━━━━━ DATA SECTION ━━━━━

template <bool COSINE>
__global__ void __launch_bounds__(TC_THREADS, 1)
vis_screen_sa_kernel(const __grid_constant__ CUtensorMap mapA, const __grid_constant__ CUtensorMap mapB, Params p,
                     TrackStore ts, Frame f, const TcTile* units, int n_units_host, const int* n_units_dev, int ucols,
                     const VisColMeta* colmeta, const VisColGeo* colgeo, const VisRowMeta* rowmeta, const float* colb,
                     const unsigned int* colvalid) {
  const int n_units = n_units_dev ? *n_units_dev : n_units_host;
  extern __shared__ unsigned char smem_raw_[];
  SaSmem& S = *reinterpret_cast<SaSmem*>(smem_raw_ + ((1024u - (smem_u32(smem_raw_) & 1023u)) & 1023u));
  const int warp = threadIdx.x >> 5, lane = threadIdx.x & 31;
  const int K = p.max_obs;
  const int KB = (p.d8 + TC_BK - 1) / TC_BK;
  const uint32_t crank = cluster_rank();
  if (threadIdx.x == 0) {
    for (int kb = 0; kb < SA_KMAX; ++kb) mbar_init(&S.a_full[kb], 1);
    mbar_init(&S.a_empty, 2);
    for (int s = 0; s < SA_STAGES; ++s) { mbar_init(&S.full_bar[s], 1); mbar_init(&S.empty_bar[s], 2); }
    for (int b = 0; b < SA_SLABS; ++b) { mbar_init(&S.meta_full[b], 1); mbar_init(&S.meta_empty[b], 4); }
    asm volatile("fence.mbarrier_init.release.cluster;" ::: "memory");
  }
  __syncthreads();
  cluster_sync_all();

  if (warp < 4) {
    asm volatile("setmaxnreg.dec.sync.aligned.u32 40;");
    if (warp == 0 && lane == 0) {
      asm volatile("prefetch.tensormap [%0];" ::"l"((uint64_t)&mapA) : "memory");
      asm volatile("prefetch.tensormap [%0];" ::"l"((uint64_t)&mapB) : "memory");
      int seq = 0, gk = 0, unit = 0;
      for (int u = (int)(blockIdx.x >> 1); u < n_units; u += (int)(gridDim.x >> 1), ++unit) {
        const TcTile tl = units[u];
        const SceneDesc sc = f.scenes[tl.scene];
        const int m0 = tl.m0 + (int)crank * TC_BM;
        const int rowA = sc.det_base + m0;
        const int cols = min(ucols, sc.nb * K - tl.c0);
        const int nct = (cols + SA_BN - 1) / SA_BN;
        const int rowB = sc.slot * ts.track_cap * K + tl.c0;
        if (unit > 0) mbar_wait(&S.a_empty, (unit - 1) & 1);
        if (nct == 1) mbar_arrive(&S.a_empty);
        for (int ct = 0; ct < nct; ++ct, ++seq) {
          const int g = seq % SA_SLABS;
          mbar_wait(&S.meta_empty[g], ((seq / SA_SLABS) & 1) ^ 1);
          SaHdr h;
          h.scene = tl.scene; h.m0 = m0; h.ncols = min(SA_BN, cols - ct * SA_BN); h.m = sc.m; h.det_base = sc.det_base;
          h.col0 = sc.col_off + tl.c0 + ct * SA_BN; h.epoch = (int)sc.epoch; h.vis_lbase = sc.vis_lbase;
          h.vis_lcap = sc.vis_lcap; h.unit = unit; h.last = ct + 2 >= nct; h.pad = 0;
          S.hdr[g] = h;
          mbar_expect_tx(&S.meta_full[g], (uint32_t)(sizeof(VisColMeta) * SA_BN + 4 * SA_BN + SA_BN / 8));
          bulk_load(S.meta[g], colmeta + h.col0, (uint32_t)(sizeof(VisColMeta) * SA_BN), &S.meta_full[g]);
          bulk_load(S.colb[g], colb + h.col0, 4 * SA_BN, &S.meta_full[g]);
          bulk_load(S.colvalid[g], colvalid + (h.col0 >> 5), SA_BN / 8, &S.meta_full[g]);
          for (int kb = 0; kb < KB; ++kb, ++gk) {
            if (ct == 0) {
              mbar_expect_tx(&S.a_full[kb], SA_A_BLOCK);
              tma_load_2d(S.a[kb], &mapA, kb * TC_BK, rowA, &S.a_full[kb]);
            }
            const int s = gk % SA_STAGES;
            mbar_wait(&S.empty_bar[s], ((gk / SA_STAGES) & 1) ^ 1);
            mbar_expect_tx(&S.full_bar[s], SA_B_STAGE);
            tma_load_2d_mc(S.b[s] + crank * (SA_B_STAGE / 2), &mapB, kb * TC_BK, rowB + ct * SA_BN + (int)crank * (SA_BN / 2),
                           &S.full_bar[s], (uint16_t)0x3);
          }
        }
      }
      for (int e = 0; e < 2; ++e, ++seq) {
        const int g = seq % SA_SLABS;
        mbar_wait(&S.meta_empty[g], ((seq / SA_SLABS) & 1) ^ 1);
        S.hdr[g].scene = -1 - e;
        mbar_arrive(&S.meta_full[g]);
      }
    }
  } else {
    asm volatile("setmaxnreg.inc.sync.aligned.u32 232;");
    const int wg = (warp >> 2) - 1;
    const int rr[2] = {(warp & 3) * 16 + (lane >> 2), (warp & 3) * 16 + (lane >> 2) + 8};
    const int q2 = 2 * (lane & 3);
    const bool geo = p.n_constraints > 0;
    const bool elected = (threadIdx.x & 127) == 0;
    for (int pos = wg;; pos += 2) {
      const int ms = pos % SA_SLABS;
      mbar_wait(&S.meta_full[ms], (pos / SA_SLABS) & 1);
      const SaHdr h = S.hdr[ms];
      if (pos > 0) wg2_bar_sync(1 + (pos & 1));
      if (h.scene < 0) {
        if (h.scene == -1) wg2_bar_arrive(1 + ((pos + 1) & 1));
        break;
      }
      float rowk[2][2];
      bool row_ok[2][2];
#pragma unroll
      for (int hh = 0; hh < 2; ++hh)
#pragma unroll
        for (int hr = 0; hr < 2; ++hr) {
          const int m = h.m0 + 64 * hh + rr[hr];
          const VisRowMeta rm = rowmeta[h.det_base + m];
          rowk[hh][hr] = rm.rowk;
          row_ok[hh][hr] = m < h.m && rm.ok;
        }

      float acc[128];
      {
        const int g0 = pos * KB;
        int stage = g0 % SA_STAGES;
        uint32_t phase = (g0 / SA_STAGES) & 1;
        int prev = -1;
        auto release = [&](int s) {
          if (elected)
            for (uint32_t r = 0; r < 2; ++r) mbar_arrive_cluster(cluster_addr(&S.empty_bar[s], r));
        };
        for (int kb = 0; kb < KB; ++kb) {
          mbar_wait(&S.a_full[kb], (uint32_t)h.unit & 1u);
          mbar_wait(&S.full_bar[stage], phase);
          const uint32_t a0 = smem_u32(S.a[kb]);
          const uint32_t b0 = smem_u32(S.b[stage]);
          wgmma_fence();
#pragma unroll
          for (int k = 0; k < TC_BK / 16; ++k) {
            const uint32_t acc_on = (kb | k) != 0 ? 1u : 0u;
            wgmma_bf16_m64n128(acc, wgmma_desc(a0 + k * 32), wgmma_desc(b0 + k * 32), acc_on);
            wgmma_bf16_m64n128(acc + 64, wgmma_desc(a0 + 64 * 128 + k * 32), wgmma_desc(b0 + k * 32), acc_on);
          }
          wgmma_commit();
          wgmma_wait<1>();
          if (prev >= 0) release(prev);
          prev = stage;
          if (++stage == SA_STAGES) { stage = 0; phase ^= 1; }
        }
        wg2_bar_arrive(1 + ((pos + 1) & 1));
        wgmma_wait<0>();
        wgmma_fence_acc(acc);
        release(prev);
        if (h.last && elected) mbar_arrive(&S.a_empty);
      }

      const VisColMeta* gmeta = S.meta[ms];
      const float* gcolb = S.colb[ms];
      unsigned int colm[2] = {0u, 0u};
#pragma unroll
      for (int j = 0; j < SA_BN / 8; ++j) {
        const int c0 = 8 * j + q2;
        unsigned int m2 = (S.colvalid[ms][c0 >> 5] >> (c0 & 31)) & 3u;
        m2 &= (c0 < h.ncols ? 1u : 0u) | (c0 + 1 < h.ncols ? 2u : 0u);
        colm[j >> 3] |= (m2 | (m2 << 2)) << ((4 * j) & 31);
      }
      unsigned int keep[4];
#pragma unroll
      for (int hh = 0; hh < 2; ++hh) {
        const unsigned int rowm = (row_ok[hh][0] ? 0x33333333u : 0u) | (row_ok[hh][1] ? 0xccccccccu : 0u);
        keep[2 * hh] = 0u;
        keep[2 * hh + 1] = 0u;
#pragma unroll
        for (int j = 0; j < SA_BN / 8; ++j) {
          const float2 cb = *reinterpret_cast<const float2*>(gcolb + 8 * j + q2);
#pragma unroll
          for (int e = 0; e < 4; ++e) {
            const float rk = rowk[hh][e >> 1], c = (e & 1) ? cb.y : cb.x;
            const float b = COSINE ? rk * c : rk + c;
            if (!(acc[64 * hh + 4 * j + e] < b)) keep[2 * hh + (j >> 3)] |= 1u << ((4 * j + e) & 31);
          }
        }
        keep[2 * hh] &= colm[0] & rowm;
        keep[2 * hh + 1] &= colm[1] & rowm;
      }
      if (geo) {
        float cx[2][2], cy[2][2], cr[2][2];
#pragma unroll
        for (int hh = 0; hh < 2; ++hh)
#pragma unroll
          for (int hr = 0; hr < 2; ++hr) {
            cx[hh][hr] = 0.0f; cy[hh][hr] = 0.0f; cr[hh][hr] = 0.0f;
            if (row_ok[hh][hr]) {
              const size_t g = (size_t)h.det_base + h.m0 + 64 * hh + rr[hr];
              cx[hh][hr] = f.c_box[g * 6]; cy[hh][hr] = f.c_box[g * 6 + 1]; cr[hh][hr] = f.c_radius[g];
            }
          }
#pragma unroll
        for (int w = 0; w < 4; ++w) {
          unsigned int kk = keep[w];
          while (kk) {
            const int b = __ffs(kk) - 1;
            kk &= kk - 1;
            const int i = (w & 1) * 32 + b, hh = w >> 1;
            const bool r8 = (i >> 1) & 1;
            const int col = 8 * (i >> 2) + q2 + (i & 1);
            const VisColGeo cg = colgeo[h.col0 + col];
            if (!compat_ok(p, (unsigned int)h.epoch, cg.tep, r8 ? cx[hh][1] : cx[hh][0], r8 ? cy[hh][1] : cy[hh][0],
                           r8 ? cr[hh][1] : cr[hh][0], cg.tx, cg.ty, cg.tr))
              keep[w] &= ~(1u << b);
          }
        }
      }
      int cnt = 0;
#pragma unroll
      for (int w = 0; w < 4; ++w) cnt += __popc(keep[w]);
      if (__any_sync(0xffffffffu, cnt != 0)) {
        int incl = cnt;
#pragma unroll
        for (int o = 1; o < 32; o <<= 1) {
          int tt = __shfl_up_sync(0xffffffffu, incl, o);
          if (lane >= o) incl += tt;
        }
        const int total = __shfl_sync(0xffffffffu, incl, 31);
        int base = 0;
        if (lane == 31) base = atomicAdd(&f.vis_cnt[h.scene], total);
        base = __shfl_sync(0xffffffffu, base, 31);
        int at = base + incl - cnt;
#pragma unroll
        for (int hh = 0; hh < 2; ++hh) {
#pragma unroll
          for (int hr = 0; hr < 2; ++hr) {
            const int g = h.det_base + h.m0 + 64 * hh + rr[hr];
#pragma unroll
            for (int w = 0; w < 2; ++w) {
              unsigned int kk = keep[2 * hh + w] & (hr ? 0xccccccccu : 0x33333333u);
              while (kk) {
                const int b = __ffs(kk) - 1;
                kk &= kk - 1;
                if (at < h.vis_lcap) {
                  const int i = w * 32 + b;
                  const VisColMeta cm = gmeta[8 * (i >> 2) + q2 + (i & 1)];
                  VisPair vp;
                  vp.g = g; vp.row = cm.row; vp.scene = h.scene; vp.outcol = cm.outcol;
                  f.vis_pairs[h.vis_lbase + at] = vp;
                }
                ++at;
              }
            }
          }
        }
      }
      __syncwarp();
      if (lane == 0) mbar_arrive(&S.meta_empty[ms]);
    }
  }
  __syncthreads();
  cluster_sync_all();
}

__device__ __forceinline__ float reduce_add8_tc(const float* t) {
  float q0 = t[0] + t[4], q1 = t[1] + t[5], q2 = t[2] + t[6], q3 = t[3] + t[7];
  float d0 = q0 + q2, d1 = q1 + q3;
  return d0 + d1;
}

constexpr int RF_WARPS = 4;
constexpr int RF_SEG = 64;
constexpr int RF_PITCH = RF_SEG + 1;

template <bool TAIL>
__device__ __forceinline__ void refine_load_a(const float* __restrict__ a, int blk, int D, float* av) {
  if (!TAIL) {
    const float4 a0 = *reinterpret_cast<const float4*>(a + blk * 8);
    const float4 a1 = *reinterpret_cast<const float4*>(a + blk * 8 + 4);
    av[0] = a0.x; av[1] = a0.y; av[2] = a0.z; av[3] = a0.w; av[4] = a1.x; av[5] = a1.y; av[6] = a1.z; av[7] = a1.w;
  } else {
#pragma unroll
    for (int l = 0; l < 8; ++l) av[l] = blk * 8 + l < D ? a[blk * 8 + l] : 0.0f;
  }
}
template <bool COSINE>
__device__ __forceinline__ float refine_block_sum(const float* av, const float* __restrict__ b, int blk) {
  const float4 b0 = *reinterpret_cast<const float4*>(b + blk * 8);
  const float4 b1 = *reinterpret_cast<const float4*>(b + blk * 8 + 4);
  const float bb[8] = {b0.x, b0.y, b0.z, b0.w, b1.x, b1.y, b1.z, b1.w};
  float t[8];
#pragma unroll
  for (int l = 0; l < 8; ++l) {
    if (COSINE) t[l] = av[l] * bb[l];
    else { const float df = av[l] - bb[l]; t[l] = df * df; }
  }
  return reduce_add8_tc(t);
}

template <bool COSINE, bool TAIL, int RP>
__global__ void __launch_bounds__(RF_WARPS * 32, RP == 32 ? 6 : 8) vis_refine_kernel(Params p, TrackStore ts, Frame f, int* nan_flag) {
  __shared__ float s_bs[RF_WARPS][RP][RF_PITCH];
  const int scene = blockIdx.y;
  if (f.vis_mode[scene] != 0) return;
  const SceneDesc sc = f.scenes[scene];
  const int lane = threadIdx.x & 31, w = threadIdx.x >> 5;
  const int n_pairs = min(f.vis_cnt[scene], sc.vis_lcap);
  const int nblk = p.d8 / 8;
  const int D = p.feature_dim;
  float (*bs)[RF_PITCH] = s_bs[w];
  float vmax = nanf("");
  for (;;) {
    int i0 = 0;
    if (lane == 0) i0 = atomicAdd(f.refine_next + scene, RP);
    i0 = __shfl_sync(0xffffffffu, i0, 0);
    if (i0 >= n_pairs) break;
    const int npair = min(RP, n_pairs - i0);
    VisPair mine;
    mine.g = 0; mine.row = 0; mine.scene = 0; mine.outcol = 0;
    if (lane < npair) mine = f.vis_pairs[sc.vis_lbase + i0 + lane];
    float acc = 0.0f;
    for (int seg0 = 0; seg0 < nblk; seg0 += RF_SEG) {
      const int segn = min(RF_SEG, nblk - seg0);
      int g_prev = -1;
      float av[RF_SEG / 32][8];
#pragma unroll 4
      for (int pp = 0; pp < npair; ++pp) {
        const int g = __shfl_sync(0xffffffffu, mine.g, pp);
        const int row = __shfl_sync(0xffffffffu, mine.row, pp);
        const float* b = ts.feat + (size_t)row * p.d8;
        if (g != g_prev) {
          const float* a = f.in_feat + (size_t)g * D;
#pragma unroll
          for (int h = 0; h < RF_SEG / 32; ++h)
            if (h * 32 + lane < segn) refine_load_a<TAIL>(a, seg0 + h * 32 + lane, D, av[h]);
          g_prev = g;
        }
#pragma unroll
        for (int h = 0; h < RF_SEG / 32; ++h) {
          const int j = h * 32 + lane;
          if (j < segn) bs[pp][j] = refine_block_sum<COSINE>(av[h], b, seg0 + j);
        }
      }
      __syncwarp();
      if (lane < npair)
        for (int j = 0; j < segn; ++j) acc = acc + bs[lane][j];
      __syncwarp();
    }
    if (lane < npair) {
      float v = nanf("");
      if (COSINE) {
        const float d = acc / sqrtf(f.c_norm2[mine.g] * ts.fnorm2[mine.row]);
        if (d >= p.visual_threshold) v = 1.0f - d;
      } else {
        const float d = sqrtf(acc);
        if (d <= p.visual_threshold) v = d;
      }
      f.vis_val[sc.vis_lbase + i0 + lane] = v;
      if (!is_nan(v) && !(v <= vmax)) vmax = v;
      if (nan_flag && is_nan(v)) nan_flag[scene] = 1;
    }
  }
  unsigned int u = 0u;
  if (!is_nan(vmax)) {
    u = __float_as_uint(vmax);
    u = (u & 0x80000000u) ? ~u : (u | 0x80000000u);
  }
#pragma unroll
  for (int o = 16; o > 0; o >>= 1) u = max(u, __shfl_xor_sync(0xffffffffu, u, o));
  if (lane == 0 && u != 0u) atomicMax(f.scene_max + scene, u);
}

━━━━━

GOAL OF THE EXERCISE:
Check every line above for the string "release" and state how many have it, with no other words.

REPLY:
4